In June, Boston Dynamics founder Marc Raibert revealed that the company wants to sell Spot with a robot arm. In our interview, Playter said “the arm is going to become available in the New Year as well. So that’s sort of a fun new addition.” When exactly in 2021? “January,” he said.
Spot has cameras on its front, back, and sides that help it navigate, travel autonomously, move omnidirectionally, go up and down stairs, and traverse a terrain. But it also has what the engineers call a “chicken head” mode that lets it decouple the motion of its arm from its body, similar to how many animals can stabilize one part while the rest of the body moves. Boston Dynamics demoed the functionality years ago in this video, 48 seconds in:
This decoupling-from-the-body functionality is key to having a useful mobile robot with an arm. “Once you have an arm on a robot, it becomes a mobile manipulation system,” Raibert said in June. “It really opens up just vast horizons on things robots can do. I believe that the mobility of the robot will contribute to the dexterity of the robot in ways that we just don’t get with current fixed factory automation.”
Playter expanded on the robot arm in our interview. “Since the launch of Spot we spent a lot of engineering effort developing these other payloads,” he said. “The arm is a whole other robot. The arm is almost as complicated as Spot. That’s practically a whole other robot to develop on top of the robot. And I think there will be additional capability and functionality that we continue to add to Spot.”
Demand for Spot surged in Europe following the opening of Spot’s commercial sales in the U.S.
“We’ve got about 250 robots, either leased or sold, thus far,” Playter said. “We’ve definitely seen business accelerating. We launched in September and started with an early adopter program, which was sort of a more selective and curated list of customers. And we opened that up further in June. But our first 120 robots took about seven months to sell and we sold another 120 in the following three and a half months. So we’ve seen essentially a doubling in the rate of sales. It’s been an interesting pickup, especially the last sort of three or four months. Just tracking the numbers of deals per month we’re successively setting records each month for the number of new deals.”
Spot commercial sales in the U.S. followed the company’s early adopter program that helped companies in North America and Europe integrate the robot into their operations. The company is now hoping to replicate its domestic success in Canada and Europe.

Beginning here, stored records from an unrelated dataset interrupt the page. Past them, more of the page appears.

class _Arena:

    def __init__(self, like, n_doubles):
        self.buf = torch.zeros(n_doubles, dtype=torch.float64, device=like.device)
        self.off = 0

    def take(self, nq, C, halves=1):
        n = halves * STAT_SLOTS * nq * C
        if self.off + n > self.buf.numel():
            raise RuntimeError("statistics arena exhausted")
        v = self.buf[self.off:self.off + n]
        v = v.view(STAT_SLOTS, nq, C) if halves == 1 else v.view(halves, STAT_SLOTS, nq, C)
        self.off += n
        return v


class _Ctx:
    __slots__ = ("S", "N", "dims", "w_cache", "params", "x", "arena", "nbt", "bnlog", "tn_repeat", "need_grad")

    def __init__(self):
        self.S = {}
        self.w_cache = {}
        self.arena = None
        self.nbt = []
        self.bnlog = []
        self.tn_repeat = False


def resnet_plan(output_stride: int = 16, layers=(3, 4, 23)):
    if output_stride == 16:
        strides, dils = (1, 2, 2, 1), (1, 1, 1, 2)
    elif output_stride == 8:
        strides, dils = (1, 2, 1, 1), (1, 1, 2, 4)
    else:
        raise NotImplementedError
    plan, inp = [], 64
    for li, (planes, n) in enumerate(zip((64, 128, 256), layers), start=1):
        for b in range(n):
            st = strides[li - 1] if b == 0 else 1
            plan.append(("backbone.layer%d.%d" % (li, b), inp, planes, st, dils[li - 1],
                         b == 0 and (st != 1 or inp != 4 * planes)))
            inp = 4 * planes
    for b, mg in enumerate((1, 2, 4)):
        st = strides[3] if b == 0 else 1
        plan.append(("backbone.layer4.%d" % b, inp, 512, st, mg * dils[3], b == 0 and (st != 1 or inp != 2048)))
        inp = 2048
    return plan
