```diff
+def direct_entry_sources(row) -> np.ndarray:
+  d = [int(x) for x in row]
+  base, Cin, T, Npad, KHW, sr, sq, RN, QN, nreal, par, a = d[0], d[2], d[3], d[4], d[6], d[7], d[8], d[9], d[10], d[11], d[12], d[13]
+  k0, ks, nww, QB, nqb = d[14:17], d[17:20], d[20], d[21], d[27]
+  mW, mP = d[25], d[26]
+  div = lambda x, m: (x * m) >> 32 if m else x
+  blocks_ = KHW == 0
+  taps = T if blocks_ else KHW
+  TB = T if blocks_ else (KHW + 3) // 4 * 4
+  kd = 1 if blocks_ else T // KHW
+  RB = 32 if blocks_ else 8
+  nrb = (Cin // 32) if blocks_ else (Cin + 7) // 8 * kd
+  n_entries = (Cin // 32) * T * (Npad // 16) * 64 if blocks_ else (Cin + 7) // 8 * kd * TB * Npad
+  out = np.full((n_entries, 8), -2, np.int64)
+  b = np.arange(nrb * nqb).reshape(-1, 1, 1)
+  rest, qb = b // nqb, b % nqb
+  rb, zd = (rest, 0 * rest) if blocks_ else (rest // kd, rest % kd)
+  jj = np.arange(8).reshape(1, 1, 8)
+  if blocks_:
+    x = np.arange(TB * 64).reshape(1, -1, 1)
+    tp, lane = x >> 6, x & 63
+    j, i = (lane >> 4) * 8 + jj, lane & 15
+    e = ((rb * T + tp) * (Npad // 16) + qb) * 64 + lane
+    keep = np.ones_like(e, bool)
+  else:
+    x = np.arange(TB * QB).reshape(1, -1, 1)
+    tp, i = x // QB, x % QB
+    j = jj
+    e = (rest * TB + tp) * Npad + qb * QB + i
+    keep = (qb * QB + i < Npad) & (e >= 0)
+  rowi, col = rb * RB + j, qb * QB + i
+  p = div(rowi, mP) if par == 1 else div(col, mP) if par == 2 else 0 * rowi
+  rr = rowi - p * RN if par == 1 else rowi
+  qq = col - p * QN if par == 2 else col
+  wh = div(tp, mW); ww = tp - wh * nww
+  kz, ky, kx = a * zd + (p >> 2) + k0[0], a * wh + ((p >> 1) & 1) + k0[1], a * ww + (p & 1) + k0[2]
+  ok = (rowi < Cin) & (col < nreal) & (tp < taps) & (kz >= 0) & (kz < ks[0]) & (ky >= 0) & (ky < ks[1]) & (kx >= 0) & (kx < ks[2])
+  srcv = np.where(ok, base + rr * sr + qq * sq + (kz * ks[1] + ky) * ks[2] + kx, -1)
+  e, keep, srcv = np.broadcast_arrays(e, keep, srcv)
+  ee = e[..., 0][keep[..., 0]]
+  if len(np.unique(ee)) != len(ee) or len(ee) != n_entries or ee.min() != 0 or ee.max() != n_entries - 1:
+    raise ValueError("the workgroups do not cover the layer's entries exactly once")
+  out[ee] = srcv[keep[..., 0]]
+  return out
+
+
 def _ct_table(rows_of_step):
   tab, off16 = [], 0
   for rows, entry in rows_of_step:
diff --git a/corenet_amd/model/engine.py b/corenet_amd/model/engine.py
--- a/corenet_amd/model/engine.py
+++ b/corenet_amd/model/engine.py
@@ -2,6 +2,7 @@
 
 import dataclasses
 import os
+import types
 from typing import Dict, List, Optional, Tuple
 
 import numpy as np
@@ -374,25 +375,16 @@
     self.packed = t.zeros(flat_len, dtype=self.dtype, device=self.device)
     gsize = sum(len(parts[0]) for parts in idx_parts)
     self.gpacked = t.zeros(gsize, dtype=self.dtype, device=self.device)
-    pack_parts, pack_is_bwd, pack_names, unpack_parts = [], [], [], []
+    pack_parts, unpack_parts = [], []
     po, go = 0, 0
     for (name, fwd, dgrad, repeat, nref), parts in zip(reg, idx_parts):
-      pack_parts.append((po, parts[0], fwd.npad, 0)); po += len(parts[0]); pack_is_bwd.append(False); pack_names.append(name)
-      pack_parts.append((po, parts[1], len(parts[1]), 0)); po += len(parts[1]); pack_is_bwd.append(False); pack_names.append(name)
+      pack_parts.append(((po, parts[0], fwd.npad, 0), name, "w")); po += len(parts[0])
+      pack_parts.append(((po, parts[1], len(parts[1]), 0), name, "b")); po += len(parts[1])
       if dgrad is not None and len(parts[2]):
-        pack_parts.append((po, parts[2], dgrad.npad, dgrad.taps if dgrad.taps > 1 else 0)); po += len(parts[2])
-        pack_is_bwd.append(True); pack_names.append(name)
+        pack_parts.append(((po, parts[2], dgrad.npad, dgrad.taps if dgrad.taps > 1 else 0), name, "d")); po += len(parts[2])
       unpack_parts.append((go, parts[0], fwd.npad, 0)); go += len(parts[0])
-    dev = self._tiles_dev
-    self.pack_tiles = dev([pp for pp, bwd in zip(pack_parts, pack_is_bwd) if not bwd])
-    sel = lambda pred: [pp for pp, bwd, nm in zip(pack_parts, pack_is_bwd, pack_names) if not bwd and pred(nm)]
-    early = lambda nm: nm.startswith("encoder.stage1") or nm.startswith("encoder.stage2")
-    self.pack_tiles_enc = dev(sel(lambda nm: nm.startswith("encoder.")))
-    self.pack_tiles_enc_early = dev(sel(early))
-    self.pack_tiles_enc_late = dev(sel(lambda nm: nm.startswith("encoder.") and not early(nm)))
-    self.pack_tiles_dec = dev(sel(lambda nm: not nm.startswith("encoder.")))
-    self.pack_tiles_bwd = dev([pp for pp, bwd in zip(pack_parts, pack_is_bwd) if bwd])
-    self.unpack_tiles = dev(unpack_parts)
+    self._pack_parts = pack_parts
+    self.unpack_tiles = self._tiles_dev(unpack_parts)
     los = [min(o for k, (o, _) in s.off.items() if s.kind[k] == "param" and k.startswith(lb))
            for lb in GRAD_BUCKET_LABELS[:-1]] + [0]
     self.grad_buckets: List[Tuple[str, int, int]] = []
@@ -444,24 +436,40 @@
       setattr(self.convs[name], field, img)
       self.ct_tables[kind] = (t.as_tensor(tab, device=self.device), img)
 
+  def _pack_tables(self, skip=frozenset()):
+    sel = lambda pred: self._tiles_dev([pp for pp, nm, kind in self._pack_parts if (nm, kind) not in skip and pred(nm, kind)])
+    early = lambda nm: nm.startswith("encoder.stage1") or nm.startswith("encoder.stage2")
+    return {"all": sel(lambda nm, kind: kind != "d"),
+            "enc": sel(lambda nm, kind: kind != "d" and nm.startswith("encoder.")),
+            "enc_early": sel(lambda nm, kind: kind != "d" and early(nm)),
+            "enc_late": sel(lambda nm, kind: kind != "d" and nm.startswith("encoder.") and not early(nm)),
+            "dec": sel(lambda nm, kind: kind != "d" and not nm.startswith("encoder.")),
+            "bwd": sel(lambda nm, kind: kind == "d")}
+
   def _build_operands(self, reg, idx_parts):
     self.wop = None
     self.op_tables = {}
+    self.direct_tables = {}
     self._build_ct_images()
+    self.fp32_images = True
+    self._packs_full = None
     if self.decoder_math != "bf16x3":
+      self._packs = self._pack_tables()
       return
     groups = {"enc_early": [], "enc_late": [], "dec": [], "bwd": []}
+    direct = {k: [] for k in groups}
     slices = []
     po, eo = 0, 0
     for (name, fwd, dgrad, repeat, nref), parts in zip(reg, idx_parts):
+      wo = self.store.offset(name + "weight")
       src_f = po; po += len(parts[0]) + len(parts[1])
       src_d = po
       if dgrad is not None:
         po += len(parts[2])
       if (name, "fwd") in BF16X3_LAUNCHES:
-        groups["dec"].append((src_f, eo, fwd, True))
+        groups["dec"].append((src_f, eo, fwd, True)); direct["dec"].append((wo, eo, fwd, True))
         slices.append((name, "wop_f", eo, G.slab_entries(fwd))); eo += G.slab_entries(fwd)
-        groups["bwd"].append((src_d, eo, dgrad, True))
+        groups["bwd"].append((src_d, eo, dgrad, True)); direct["bwd"].append((wo, eo, dgrad, True))
         slices.append((name, "wop_d", eo, G.slab_entries(dgrad))); eo += G.slab_entries(dgrad)
         self.convs[name].wop_kind = "slab"
         continue
@@ -471,12 +479,14 @@
       if fwd.window != (1, 3, 3):
         continue
       if G.operand_eligible(fwd) and name[len("encoder.stage")] in "45":
-        groups["enc_early" if name.startswith("encoder.stage2") else "enc_late"].append((src_f, eo, fwd))
+        k = "enc_early" if name.startswith("encoder.stage2") else "enc_late"
+        groups[k].append((src_f, eo, fwd)); direct[k].append((wo, eo, fwd))
         slices.append((name, "wop_f", eo, G.operand_entries(fwd))); eo += G.operand_entries(fwd)
       if dgrad is not None and len(parts[2]) and G.operand_eligible(dgrad):
-        groups["bwd"].append((src_d, eo, dgrad))
+        groups["bwd"].append((src_d, eo, dgrad)); direct["bwd"].append((wo, eo, dgrad))
         slices.append((name, "wop_d", eo, G.operand_entries(dgrad))); eo += G.operand_entries(dgrad)
     if not eo:
+      self._packs = self._pack_tables()
       return
     self.wop = t.zeros(eo * 32, dtype=t.uint8, device=self.device)
     for name, field, e0, n in slices:
@@ -485,11 +495,32 @@
       if layers:
         desc, blocks = G.operand_table(layers)
         self.op_tables[k] = (t.as_tensor(desc, device=self.device), blocks)
+    if not hasattr(self.be, "bf3_operands_from_params"):
+      self._packs = self._pack_tables()
+      return
+    for k, layers in direct.items():
+      if layers:
+        desc, blocks = G.direct_operand_table(layers)
+        self.direct_tables[k] = (t.as_tensor(desc, device=self.device), blocks)
+    self.fp32_images = False
+    self._packs = self._pack_tables(frozenset((name, "w" if field == "wop_f" else "d") for name, field, _, _ in slices))
+
+  def need_fp32_images(self):
+    if self.fp32_images:
+      return
+    if self._packs_full is None:
+      self._packs_full = self._pack_tables()
+    self._packs = self._packs_full
+    self.fp32_images = True
+    self.weights_dirty = True
 
   def _operands(self, *groups):
     for k in groups:
-      if k in self.op_tables:
-        self.be.bf3_operands(self.packed, self.op_tables[k], self.wop)
+      if self.fp32_images:
+        if k in self.op_tables:
+          self.be.bf3_operands(self.packed, self.op_tables[k], self.wop)
+      elif k in self.direct_tables:
+        self.be.bf3_operands_from_params(self.store.params, self.direct_tables[k], self.wop)
       if k in self.ct_tables:
         self.be.bf3_gather_image(self.store.params, *self.ct_tables[k])
 
@@ -516,16 +547,14 @@
       self.dgrad_dirty = True
 
   def pack_weights(self, part: str = "all"):
-    tiles = {"all": self.pack_tiles, "enc": self.pack_tiles_enc, "dec": self.pack_tiles_dec,
-             "enc_early": self.pack_tiles_enc_early, "enc_late": self.pack_tiles_enc_late}[part]
-    self.be.copy_tiles(self.store.params, self.packed, tiles)
+    self.be.copy_tiles(self.store.params, self.packed, self._packs[part])
     self._operands(*{"all": ("enc_early", "enc_late", "dec"), "enc": ("enc_early", "enc_late"), "dec": ("dec",),
                      "enc_early": ("enc_early",), "enc_late": ("enc_late",)}[part])
     if part in ("all", "dec"):
       self._weights_dirty = False
 
   def pack_dgrad_weights(self):
-    self.be.copy_tiles(self.store.params, self.packed, self.pack_tiles_bwd)
+    self.be.copy_tiles(self.store.params, self.packed, self._packs["bwd"])
     self._operands("bwd")
     self.dgrad_dirty = False
 
@@ -624,6 +653,9 @@
         cin, hi, wi = filt[2], ho, wo
       stage_hw[name] = (hi, wi)
     self.stage_hw = stage_hw
+    extent = lambda blk: types.SimpleNamespace(D=1, H=blk.h, W=blk.w)
+    if eng.wop is not None and not all(self._e2d_shape_ok(extent(blk), (1, 3, 3)) for blk in self.blocks):
+      eng.need_fp32_images()
     self.feat = {"stage2": f(B, 256 + 3, *stage_hw["stage2"]), "stage3": f(B, 512 + 3, *stage_hw["stage3"]),
                  "stage4": f(B, 1024 + 3, *stage_hw["stage4"]), "stage5": f(B, 2048 + 3, *stage_hw["stage5"])}
     self.gfeat = {k: t.zeros_like(v) for k, v in self.feat.items()}
diff --git a/include/corenet_hip.h b/include/corenet_hip.h
--- a/include/corenet_hip.h
+++ b/include/corenet_hip.h
@@ -90,6 +90,8 @@
 
 int crn_bf3_operands(const float* packed, const int64_t* desc, int nlayers, int64_t total_blocks, void* out,
                      crnStream stream);
+int crn_bf3_operands_from_params(const float* params, const int64_t* desc, int nlayers, int64_t total_blocks, void* out,
+                                 crnStream stream);
 int crn_conv2d_bf3(const crnView* x, const crnInTransform* tr, const void* wop, int Npad, const float* bias,
                    int bias_sB, const crnView* y, int kh, int kw, int ph, int pw, int accumulate, crnStream stream);
 
```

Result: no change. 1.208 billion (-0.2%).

Boston Dynamics shared three examples of Spot being put to use in Europe:
- Architecture firm Foster + Partners used Spot to enable real-time construction monitoring of their Battersea Power Station project in London.
- Merck KGaA enlisted Spot to improve efficiency and reliability of its industrial operations through remote sensing and inspection of a thermal exhaust treatment plant in Darmstadt, Germany.
- Kvaerner Stord leveraged Spot to test automated tracking and management of 100,000 assets in surveying its 200,000 square meter shipyard through visual asset tracking technology, computer vision, and 360 imagery.
Spot robots have been used to document construction progress, monitor remote or hazardous environments, and provide situational awareness in environments like power generation facilities, decommissioned nuclear sites, factory floors, construction sites, and research laboratories. Spot has also been used to explore projects for creative industries, such as dancing on stage and performing in theme parks.
What will businesses use Spot for once it has a recharging station and a robot arm?